To do
Give back a single figure: the number of lines in the entries below that contain "nullptr".

:::

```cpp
template <class S, bool DBG, bool PERSIST, bool SLOT = false, bool HIO = false, bool STRM = false, bool BANK = false>
__global__ void __launch_bounds__(kThreads8) __attribute__((amdgpu_waves_per_eu(2, 2))) fe_frame8_kernel(typename KernelArgs<SLOT, STRM>::type a_in) {
    static_assert(Wg8<S>::OK, "fe_frame8_kernel: shape outside the 512-thread kernel's plan");
    static_assert(!BANK || STRM, "weight banks: the packet-audio instantiations only");
    static_assert(!HIO || (SLOT && !DBG), "host audio: slotted production instantiations only");
    static_assert(!STRM || HIO, "packet audio: the host-audio instantiations only");
    typename KernelArgs<SLOT, STRM>::type a = a_in;
    if constexpr (STRM) a.T = 1;
#ifdef FE_PROBE_HOT
    if constexpr (!DBG) a.dbg = nullptr;
#else
    if constexpr (!DBG) { a.dbg = nullptr; a.clk = nullptr; }
#endif
// ... 43 lines not shown
    wb.k4d = 0;
    float ap = 0.0f;
    if constexpr (S::EPP) ap = wp[o.act_p];
    LdsF* const wl0 = lds_window(smem + W8::WB0 + lane);
    LdsF* const wl1 = lds_window(smem + W8::WB1 + lane);
    LdsF* const stG = lds_window(smem + L::HL + (16 * (wave0 & 1) + 4 * (lane >> 4)) * LDX + 16 * (wave0 >> 1) + (lane & 15));
    LdsF* const stS = lds_window(smem + W8::HST + (16 * (wave0 & 1) + 4 * (lane >> 4)) * C2 + 16 * (wave0 >> 1) + (lane & 15));
    LdsF* const sw0 = lds_window(smem + W8::WB0 + wave0 * 256 + lane * 4);
    LdsF* const sw1 = lds_window(smem + W8::WB1 + wave0 * 256 + lane * 4);
    auto swin = [&](int dst_floats) { return dst_floats >= W8::WB1 ? sw1 + (dst_floats - W8::WB1) : sw0 + (dst_floats - W8::WB0); };
    LdsF* const wq0 = lds_window(smem + W8::WB0 + 4 * (lane & 15));
    LdsF* const wq1 = lds_window(smem + W8::WB1 + 4 * (lane & 15));
    LdsF* const stC = lds_window(smem + (16 * (wave0 & 3) + 4 * (lane >> 4)) * LDC + (lane & 15));
    LdsF* const stX = lds_window(smem + L::X + (16 * (wave0 >> 2) + 4 * (lane >> 4)) * LDX +
                                 (16 * (wave0 & 3) + (lane & 15) < C2 ? 16 * (wave0 & 3) + (lane & 15) : C2));

    float* sc = smem + L::SC;
    float* Ebuf = smem + L::E;
    float* W0 = smem + L::W0;
    float* W1 = smem + L::W1;
    float2* tw = reinterpret_cast<float2*>(smem + L::TW);
    constexpr int NPW = W8::NPW;
    DmaJobT<NPW> job;
    job.l = smem + W8::WB0;
    job.rsrc = wb.rsrc;
    job.soff = (o.u_off[0] + wave * 256) * 4;
    job.wave = wave;
    job.lane = lane;
    typename Dft<S>::FwdConst dc;
    float fv = 0.0f, fw = 0.0f;
// ... 195 lines not shown
                const float* const t0 = in + (16 * ws + li) * LDC + lg;
                conv8_pair<S, W8::NTA, W8::NTB, 3 * S::KS_C, C1, LDC, true>(
                    wh, [&](int ks) { return t0[(ks / S::KS_C) * LDC + 4 * (ks % S::KS_C)]; },
                    [&](int j, int ks) -> float { return wl_[o.enc_w[l] - ub_ + (j * (3 * S::KS_C) + ks) * 64]; },
                    [&](int j) { return lds_v4(wq_ + (o.enc_b[l] - ub_ + j * 64)); }, stage, stC + (L::E + (l + 1) * S::ACT + LDC), lane, ap);
            }
            if (l == 0) FE_CLK(42);
            __syncthreads();
            if (l == 0) FE_CLK(43);
            dbg_dump<S, NTH>(a, b, 3 + l, out + LDC, LDC);
        });

        float* Xb = smem + L::X;
        float* Hl = smem + L::HL;
        float* Hs = smem + L::HS;
        float* Gi = smem + L::GI;
        float* Y1 = smem + L::Y1;
        float* Y2 = smem + L::Y2;

        FE_CLK(5);
        constexpr int NTPW3 = S::NTPW3;
        constexpr int HPT = W8::HPT;
        constexpr int K2 = S::KS_2;
        f32x4 xr;
        const int g_rt = wave & 1;
        const int g_t0 = wave < 4 ? 3 * (wave >> 1) : 3 * S::G8_NG;
        const float* const sGx = smem + W8::WB0 + 1 * W8::SLOT;
        const float* const sGh = smem + W8::WB0 + 3 * W8::SLOT;
        const float* const sF = smem + W8::WB0 + 0 * W8::SLOT;
        static_assert(W8::WB1 == W8::WB0 + 2 * W8::SLOT, "slots 2 (qkv) and 3 are reached through WB1's window");
        constexpr int NPWB = W8::NPWB;
        DmaJobT<NPWB> jb1, jb2;
        jb1.rsrc = wb.rsrc; jb1.wave = wave; jb1.lane = lane; jb1.l = smem; jb1.soff = 0;
        jb2 = jb1;
        auto stage_to = [&](DmaJobT<NPWB>& j, int src_floats, int dst_floats) { j.l = smem + dst_floats; j.soff = (src_floats + wave * 256) * 4; };
        constexpr int u8_stride = S::KB > 1 ? o.u8_gx[1] - o.u8_gx[0] : 0;
        using StG = Stage8<NPWB, S::U8_G / 256>;
        using StF = Stage8<NPWB, S::U8_F / 256>;
        using StQ = Stage8<NPWB, S::U8_Q / 256>;
        float pe_r[4];
        int hs_off[HPT];
#pragma unroll
        for (int q = 0; q < HPT; ++q) {
            const int i = tid + q * NTH, f = i / C2;
            hs_off[q] = i < F2 * C2 ? f * LDX + (i - f * C2) : C2;
// ... 53 lines not shown
            const int ub = k * u8_stride;
            if (k == 0) FE_CLK(20);
            {
                stage_to(jb1, o.u8_f1[0] + ub, W8::WB0 + 0 * W8::SLOT);
                stage_to(jb2, o.u8_q[0] + ub, W8::WB0 + 2 * W8::SLOT);
                const StF st1{{&jb1}, swin(W8::WB0 + 0 * W8::SLOT)};
                const StQ st2{{&jb2}, swin(W8::WB0 + 2 * W8::SLOT)};
                const auto sideg = side2(st1, st2);
                if (k == 0) {
#pragma unroll
                    for (int r = 0; r < 4; ++r) {
                        const int row = 16 * wh + 4 * lg + r, col = 16 * ws + li;
                        pe_r[r] = wb.gather_g(o.blk_pe + (row < F2 ? row : F2 - 1) * C2 + (col < C2 ? col : C2 - 1));
                    }
                }
                const float* xa = Xb + (16 * g_rt + li) * LDX + lg;
                const float* ha = Hs + (16 * g_rt + li) * LDX + lg;
                const LdsF* const wx = wl0 + (1 * W8::SLOT + g_t0 * (K2 * 64));
                const LdsF* const wh_ = wl1 + (1 * W8::SLOT + g_t0 * (K2 * 64));
                const float* bx = sGx + S::G8_NT * K2 * 64 + g_t0 * 16 + li;
                const float* bh = sGh + S::G8_NT * K2 * 64 + g_t0 * 16 + li;
                __builtin_amdgcn_sched_barrier(0);
                if (k == 0) FE_CLK(45);
                if (wave < 4) {
                    const int ch = 16 * (wave >> 1) + li;
                    float hprev[4];
#pragma unroll
                    for (int r = 0; r < 4; ++r) hprev[r] = stG[(L::HS - L::HL) + r * LDX];
                    f32x4 ar = lds_splat(bx), az = lds_splat(bx + 16);
                    f32x4 anx = lds_splat(bx + 32), anh = lds_splat(bh + 32);
                    mma_panel_sel<1, 3, 2 * K2, PDK>(
                        [&](int, int j, int ks) -> f32x4& { return j == 0 ? ar : (j == 1 ? az : (ks < K2 ? anx : anh)); },
                        [&](int, int ks) { return ks < K2 ? xa[4 * ks] : ha[4 * (ks - K2)]; },
                        [&](int j, int ks) -> float { return ks < K2 ? wx[(j * K2 + ks) * 64] : wh_[(j * K2 + (ks - K2)) * 64]; }, sideg);
                    __builtin_amdgcn_sched_barrier(0);
                    if (k == 0) FE_CLK(46);
                    float hn[4];
#pragma unroll
                    for (int r = 0; r < 4; ++r) {
                        const float rr = sigmoid_pre(ar[r]);
                        const float zz = sigmoid_pre(az[r]);
                        const float nn = tanh_pre(__builtin_fmaf(rr, anh[r], anx[r]));
                        hn[r] = __builtin_fmaf(zz, hprev[r] - nn, nn);
                    }
                    if (16 * g_rt + 4 * lg < F2) {
// ... 2 lines not shown
                            const int row = 16 * g_rt + 4 * lg + r;
                            stG[r * LDX] = hn[r];
                            if constexpr (W8::HSTASH) stS[k * (F2 * C2) + r * C2] = hn[r];
                            else hg[row * C2 + ch] = hn[r];
                        }
                    }
                } else {
                    constexpr int R = S::G8_R, LDM = W8::LDM;
                    const bool hhalf = wave >= 6;
                    float* mx = smem + W8::MXB + ((hhalf ? 2 : 0) + g_rt) * (16 * LDM);
                    int* mflag = reinterpret_cast<int*>(smem + W8::MXF) + g_rt;
                    const int seq = fc * S::KB + k + 1;
                    f32x4 s0, s1 = f32x4{0.0f, 0.0f, 0.0f, 0.0f};
                    __builtin_amdgcn_s_setprio(3);
                    if (!hhalf) {
                        s0 = lds_splat(bx);
                        mma_panel_sel<1, 1, K2, PDK>([&](int, int, int ks) -> f32x4& { return (ks & 1) ? s1 : s0; },
                                                     [&](int, int ks) { return xa[4 * ks]; }, [&](int, int ks) -> float { return wx[ks * 64]; }, sideg);
                    } else {
                        s0 = lds_splat(bh);
                        mma_panel_sel<1, 1, K2, PDK>([&](int, int, int ks) -> f32x4& { return ((ks + K2) & 1) ? s1 : s0; },
                                                     [&](int, int ks) { return ha[4 * ks]; }, [&](int, int ks) -> float { return wh_[ks * 64]; }, sideg);
                    }
                    s0 += s1;
                    __builtin_amdgcn_sched_barrier(0);
                    if (k == 0) FE_CLK(46);
                    if (li < 3 * R) {
#pragma unroll
                        for (int r = 0; r < 4; ++r) mx[(4 * lg + r) * LDM + li] = s0[r];
                    }
                    if (!hhalf) {
                        __atomic_signal_fence(__ATOMIC_SEQ_CST);
                        __builtin_amdgcn_s_waitcnt(0xc07f);
                        if (lane == 0) __hip_atomic_store(mflag, seq, __ATOMIC_RELAXED, __HIP_MEMORY_SCOPE_WORKGROUP);
                        __atomic_signal_fence(__ATOMIC_SEQ_CST);
// ... 17 lines not shown
                        if (live) {
                            Hl[(16 * g_rt + row) * LDX + ch] = hn;
                            if constexpr (W8::HSTASH) smem[W8::HST + k * (F2 * C2) + (16 * g_rt + row) * C2 + ch] = hn;
                            else hg[(16 * g_rt + row) * C2 + ch] = hn;
                        }
                    }
                    __builtin_amdgcn_s_setprio(0);
                }
                st1.commit();
                st2.commit();
            }
            if (k == 0) FE_CLK(47);
            __syncthreads();
            if (k == 0) FE_CLK(21);
            if (k == 0) FE_CLK(22);
            const int ntf = ws < S::NT2 ? ws : S::NT2 - 1;
            {
                stage_to(jb1, o.u8_gx[0] + ub + u8_stride, W8::WB0 + 1 * W8::SLOT);
                const StG stn{{&jb1}, swin(W8::WB0 + 1 * W8::SLOT)};
                f32x4 acc[1][1];
                acc[0][0] = lds_splat(sF + S::NT2 * K2 * 64 + ntf * 16 + li);
                const float* hla = Hl + (16 * wh + li) * LDX + lg;
                const LdsF* const wf = wl0 + ntf * (K2 * 64);
                if (k + 1 < S::KB) {
                    mma_panel<1, 1, K2, PDK>(acc, [&](int, int ks) { return hla[4 * ks]; }, [&](int, int ks) -> float { return wf[ks * 64]; }, stn);
                    stn.commit();
                } else
                    mma_panel<1, 1, K2, PDK>(acc, [&](int, int ks) { return hla[4 * ks]; }, [&](int, int ks) -> float { return wf[ks * 64]; }, NoSide{});
#pragma unroll
                for (int r = 0; r < 4; ++r) {
                    float v = acc[0][0][r] + xr[r];
                    if (k == 0) v += pe_r[r];
                    xr[r] = v;
                    stX[r * LDX] = v;
                }
            }
            __syncthreads();
            dbg_dump<S, NTH>(a, b, 4 + S::NL + 2 * k, Xb, LDX);
            if (k == 0) FE_CLK(23);
            {
                stage_to(jb1, o.u8_f2[0] + ub, W8::WB0 + 0 * W8::SLOT);
                const StF st1{{&jb1}, swin(W8::WB0 + 0 * W8::SLOT)};
                f32x4 acc[1][NTPW3];
                acc_init_zero<1, NTPW3>(acc);
                __builtin_amdgcn_sched_barrier(0);
                if (k == 0) FE_CLK(50);
                const float* xa = Xb + (16 * wh + li) * LDX + lg;
                mma_panel<1, NTPW3, K2, PDK>(acc, [&](int, int ks) { return xa[4 * ks]; },
                                             [&](int j, int ks) -> float {
                                                 int nt = ws + 4 * j;
                                                 nt = nt < S::NT3 ? nt : S::NT3 - 1;
                                                 return wl1[(nt * K2 + ks) * 64];
                                             }, st1);
                st1.commit();
                __builtin_amdgcn_sched_barrier(0);
                if (k == 0) FE_CLK(51);
                float* gdst = Gi + (16 * wh + 4 * lg) * LDG + 16 * ws + li;
#pragma unroll
                for (int j = 0; j < NTPW3; ++j)
                    if (ws + 4 * j < S::NT3) {
#pragma unroll
                        for (int r = 0; r < 4; ++r) gdst[r * LDG + 64 * j] = acc[0][j][r];
                    }
                __builtin_amdgcn_sched_barrier(0);
                if (k == 0) FE_CLK(52);
            }
            __syncthreads();
            if (k == 0) FE_CLK(24);
            attention_head<S, 1, LDG>(Gi, Hl, ws * 3 * HD, ws, wh, 1, lane);
            __syncthreads();
            if (k == 0) FE_CLK(25);
            {
                float hpre[HPT];
                if (k + 1 < S::KB) {
                    const float* hgn = hg + (size_t)nst * (F2 * C2);
#pragma unroll
                    for (int q = 0; q < HPT; ++q) { const int i = tid + q * NTH; hpre[q] = hgn[i < F2 * C2 ? i : F2 * C2 - 1]; }
                }
                f32x4 acc[1][1];
                acc[0][0] = lds_splat(sF + S::NT2 * K2 * 64 + ntf * 16 + li);
                const float* hla = Hl + (16 * wh + li) * LDX + lg;
                const LdsF* const wf = wl0 + ntf * (K2 * 64);
                if (k + 1 < S::KB) {
                    stage_to(jb1, o.u8_gh[0] + ub + u8_stride, W8::WB0 + 3 * W8::SLOT);
                    const StG stn{{&jb1}, swin(W8::WB0 + 3 * W8::SLOT)};
                    mma_panel<1, 1, K2, PDK>(acc, [&](int, int ks) { return hla[4 * ks]; }, [&](int, int ks) -> float { return wf[ks * 64]; }, stn);
                    stn.commit();
                } else {
                    stage_to(jb1, o.u_off[S::U_RFPOST], W8::WB1);
                    const Stage8<NPWB, o.u_size[S::U_RFPOST] / 256> stn{{&jb1}, swin(W8::WB1)};
                    mma_panel<1, 1, K2, PDK>(acc, [&](int, int ks) { return hla[4 * ks]; }, [&](int, int ks) -> float { return wf[ks * 64]; }, stn);
                    stn.commit();
                }
                if (k + 1 < S::KB) {
#pragma unroll
                    for (int q = 0; q < HPT; ++q) Hs[hs_off[q]] = hpre[q];
                }
// ... 125 lines not shown
                    for (int f = tid; f < F0; f += NTH) {
                        float yr, yi;
                        limited_bin<S>(PT, sc, f, b0, b1, ctl.m_min, e, yr, yi);
                        q3[f] = yr;
                        q3[N / 2 + f] = yi;
                    }
                }
            }
        }
        __syncthreads();

        FE_CLK(11);
        {
            const float ow = wp[o.window_istft + tid];
            const float oc = tid < OVL ? cis[tid] : 0.0f;
            if (wave < 4) Dft<S>::template inverse<WSrc<true>, false>(q3, q0, q1, tw, idc, wb, o, wave, lane);
            __syncthreads();
            FE_CLK(12);
            const int pi = Dft<S>::pidx(tid & (Dft<S>::N1 - 1), tid / Dft<S>::N1);
            const float xo = (q0[pi] + q1[pi]) * ow + oc;
            if constexpr (STRM) {
                if (a.levels != nullptr) {
                    if (64 * wave < H) {
                        const float x = tid < H ? xo : 0.0f;
                        ctl.lv.out_ss = wave_sum(0.0f, x * x);
                        ctl.lv.out_pk = wave_max(0.0f, fabsf(x));
                    }
                    levels_put(PT, ctl.lv, wave, lane);
                }
                if (a.format) {
                    const int qv = pcm16_out(xo);
                    const int pw = pcm16_pair(qv, __shfl_down(qv, 1));
                    const int p1 = __shfl_down(pw, 2), p2 = __shfl_down(pw, 4), p3 = __shfl_down(pw, 6);
                    short* orow = reinterpret_cast<short*>(a.wav_out) + sv.out_off;
                    if (tid < H) {
// ... 58 lines not shown
```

:::

Output of the exercise
3